Alignment Drift in Long-Term Human-LLM Interaction: A Mechanism-Oriented Framework
Xintong Yao

TL;DR
This paper introduces a framework to understand alignment drift in long-term human-LLM interactions, highlighting the recursive dynamics and boundary conditions influencing system behavior over time.
Contribution
It presents a novel mechanism-oriented framework that characterizes the gradual alignment drift process in long-term human-LLM interactions.
Findings
Defines the distinction between signal A and B in alignment drift
Explains how feedback loops and sub-pattern selection develop drift
Identifies boundary conditions for controlling alignment drift
Abstract
Long-term interaction with LLM-based systems may produce alignment drift: a gradual process in which system outputs become less constrained by the user's current message and more shaped by prior interaction history, while still appearing helpful, coherent, and responsive. This process is difficult to detect because the user's subjective experience may improve as the system becomes more familiar, useful, and attuned.

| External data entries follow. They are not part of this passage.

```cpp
int assoc_stream_part(sfg_ctx *ctx, int fmt, const char *path, size_t num_sample, size_t num_snp, const uint8_t *row_filter, const uint8_t *col_filter,
                      size_t batch_snps, const uint64_t *A_dev, int s, int in_level, int max_level, unsigned flags,
                      uint64_t *out_dev, size_t out_ct_capacity, size_t *out_ct, double *sum_host, double *sqsum_host,
                      int part, int nparts, std::vector<std::pair<size_t, size_t>> *ranges);
```

sfgwas_amd/csrc/matmul.hip:

```cpp
#include "common.hpp"
#include "kernels.hpp"
#include "i8_move.hpp"
#include <algorithm>
#include <string>

static inline int ceil_div(size_t a, size_t b) { return (int)((a + b - 1) / b); }

struct Shape {
    size_t nrow, ncol;
    int nbr, m_ct;
    bool transposed;
    const int8_t *dev; size_t ld;
    const sfg_geno *g;
    int rows_of(int bi) const { return (int)(std::min((size_t)(bi + 1) * SFG_SLOTS, nrow) - (size_t)bi * SFG_SLOTS); }
    int cols_of(int bj) const { return (int)(std::min((size_t)(bj + 1) * SFG_SLOTS, ncol) - (size_t)bj * SFG_SLOTS); }
    const int8_t *block(int bi, int bj) const {
        return transposed ? dev + (size_t)bj * SFG_SLOTS * ld + (size_t)bi * SFG_SLOTS
                          : dev + (size_t)bi * SFG_SLOTS * ld + (size_t)bj * SFG_SLOTS;
    }
};
static Shape make_shape(const sfg_geno *g, unsigned flags) {
    Shape sh; sh.transposed = (flags & SFG_TRANSPOSE) != 0;
    sh.nrow = sh.transposed ? g->ncol : g->nrow; sh.ncol = sh.transposed ? g->nrow : g->ncol;
    sh.nbr = ceil_div(sh.nrow, SFG_SLOTS); sh.m_ct = ceil_div(sh.ncol, SFG_SLOTS);
    sh.dev = g->dev; sh.ld = g->ld; sh.g = g; return sh;
}

__global__ void __launch_bounds__(256) k_drop_level(const u64 *in, u64 *out, int nl_in, int nl) {
    const int N = SFG_N; const size_t row = blockIdx.x / (N / 256);
    const size_t ctp = row / nl, m = row % nl;
    const size_t x = (blockIdx.x % (N / 256)) * 256 + threadIdx.x;
    out[row * N + x] = in[(ctp * nl_in + m) * N + x];
}
__global__ void __launch_bounds__(256) k_sum_giants(const u64 *rot, int ngiant, int s, int L, u64 *out, size_t out_i_stride,
                                                    int accumulate, const ModConst *modc) {
    const int N = SFG_N; const size_t row = blockIdx.x / (N / 256);
    const int i = (int)(row / (2 * L)), pl = (int)(row % (2 * L)), l = pl % L;
    const size_t x = (blockIdx.x % (N / 256)) * 256 + threadIdx.x;
    const double q = modc[l].q, qinv = modc[l].qinv;
    double acc = accumulate ? u64_to_f64(out[(size_t)i * out_i_stride + (size_t)pl * N + x]) : 0.0;
    for (int g = 0; g < ngiant; g++) {
        acc += u64_to_f64(rot[(((size_t)g * s + i) * 2 * L + pl) * N + x]);
        if ((g & 31) == 31) acc = pred(acc, q, qinv);
    }
    out[(size_t)i * out_i_stride + (size_t)pl * N + x] = f64_to_u64(canon(acc, q, qinv));
}
__global__ void __launch_bounds__(256) k_reduce_rows(u64 *rows, int L, const ModConst *modc) {
    const int N = SFG_N; const size_t row = blockIdx.x / (N / 256); const int l = (int)(row % L);
    const size_t off = row * N + (blockIdx.x % (N / 256)) * 256 + threadIdx.x;
    rows[off] = rows[off] % modc[l].qi;
}
__global__ void __launch_bounds__(256) k_pt_zero(u64 *pt, size_t pitch_words, size_t seg_words, int L, size_t prow, unsigned packed_mask) {
    const size_t seg = blockIdx.y, x = (size_t)blockIdx.x * 256 + threadIdx.x;
    if (x >= seg_words) return;
    const int l = (int)((x / prow) % L);
    pt[seg * pitch_words + x] = ((packed_mask >> l) & 1u) ? PACKED_ZERO : 0ULL;
}
__global__ void __launch_bounds__(256) k_pt_zero_kmajor(uint8_t *pt, int K, int planes, int n0, int k0, int nk) {
    const size_t blk = ((size_t)(n0 + blockIdx.y) * planes * 64 + blockIdx.x) * (size_t)K * 128 + (size_t)k0 * 128;
    uint4 *p = reinterpret_cast<uint4 *>(pt + blk);
    for (int i = threadIdx.x; i < nk * 8; i += 256) p[i] = make_uint4(0, 0, 0, 0);
}
static int launch_pt_zero_kmajor(sfg_ctx *ctx, u64 *pt, int K, int planes, int n0, int n1, int k0, int k1) {
    if (n1 <= n0 || k1 <= k0) return 0;
    hipLaunchKernelGGL(k_pt_zero_kmajor, dim3((unsigned)(planes * 64), (unsigned)(n1 - n0)), dim3(256), 0, ctx->stream, reinterpret_cast<uint8_t *>(pt), K, planes, n0, k0, k1 - k0);
    SFG_HIP(ctx, hipGetLastError());
    return 0;
}
static int launch_pt_zero(sfg_ctx *ctx, u64 *pt, size_t pitch_words, size_t seg_words, int nseg, int L, size_t prow, unsigned packed_mask) {
    if (!packed_mask) {
        if (nseg == 1) SFG_HIP(ctx, hipMemsetAsync(pt, 0, seg_words * 8, ctx->stream));
        else SFG_HIP(ctx, hipMemset2DAsync(pt, pitch_words * 8, 0, seg_words * 8, nseg, ctx->stream));
        return 0;
    }
    hipLaunchKernelGGL(k_pt_zero, dim3((unsigned)((seg_words + 255) / 256), (unsigned)nseg), dim3(256), 0, ctx->stream, pt, pitch_words, seg_words, L, prow, packed_mask);
    SFG_HIP(ctx, hipGetLastError());
    return 0;
}
constexpr int CS_ROWS = 4096;
__global__ void __launch_bounds__(256) k_colsums(const int8_t *g, size_t nrow, size_t ncol, size_t ld, double *sum, double *sqsum) {
    __shared__ int red[2][16][256 + 1];
    const int tid = threadIdx.x, cg = tid & 15, rl = tid >> 4;
    const size_t col = (size_t)blockIdx.x * 256 + (size_t)cg * 16, r0 = (size_t)blockIdx.y * CS_ROWS, r1 = r0 + CS_ROWS < nrow ? r0 + CS_ROWS : nrow;
    int p1[16], p2[16];
#pragma unroll
    for (int k = 0; k < 16; k++) p1[k] = p2[k] = 0;
    const bool vec = col + 16 <= ncol && ((reinterpret_cast<uintptr_t>(g) | ld) & 15) == 0;
    auto load = [&](size_t i) -> uint4 {
        uint4 v = make_uint4(0, 0, 0, 0);
        if (i >= r1) return v;
        if (vec) v = *reinterpret_cast<const uint4 *>(g + i * ld + col);
        else if (col < ncol) { int8_t b[16]; for (int k = 0; k < 16; k++) b[k] = col + k < ncol ? g[i * ld + col + k] : (int8_t)0; v = *reinterpret_cast<uint4 *>(b); }
        return v;
    };
    for (size_t i = r0 + rl; i < r1; i += 64) {
        const uint4 v0 = load(i), v1 = load(i + 16), v2 = load(i + 32), v3 = load(i + 48);
        const unsigned a0[4] = {v0.x, v0.y, v0.z, v0.w}, a1[4] = {v1.x, v1.y, v1.z, v1.w}, a2[4] = {v2.x, v2.y, v2.z, v2.w}, a3[4] = {v3.x, v3.y, v3.z, v3.w};
#pragma unroll
        for (int q = 0; q < 4; q++) {
            unsigned o[4]; bytes_tr4(a0[q], a1[q], a2[q], a3[q], o);
#pragma unroll
            for (int t = 0; t < 4; t++) {
                unsigned w = o[t];
                const unsigned m = w & 0x80808080u; w &= ~((m << 1) - (m >> 7));
                p1[4 * q + t] = __builtin_amdgcn_sdot4((int)w, 0x01010101, p1[4 * q + t], false);
                p2[4 * q + t] += sq_sum4_i8((int)w);
            }
        }
    }
#pragma unroll
    for (int k = 0; k < 16; k++) { red[0][rl][cg * 16 + k] = p1[k]; red[1][rl][cg * 16 + k] = p2[k]; }
    __syncthreads();
    long long s1 = 0, s2 = 0;
#pragma unroll
    for (int r = 0; r < 16; r++) { s1 += red[0][r][tid]; s2 += red[1][r][tid]; }
    const size_t j = (size_t)blockIdx.x * 256 + tid;
    if (j < ncol) {
        if (sum) atomicAdd(&sum[j], (double)s1);
        if (sqsum) atomicAdd(&sqsum[j], (double)s2);
    }
}
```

Existing research on human-LLM interaction has largely focused on short-term task performance, isolated outputs, or single-instance alignment problems, leaving slow and cumulative interaction-level dynamics undercharacterized. This paper proposes a mechanism-oriented framework for describing alignment drift. The framework defines the distinction between signal A and signal B, explains how drift develops through feedback loops and sub-pattern selection, divides the process…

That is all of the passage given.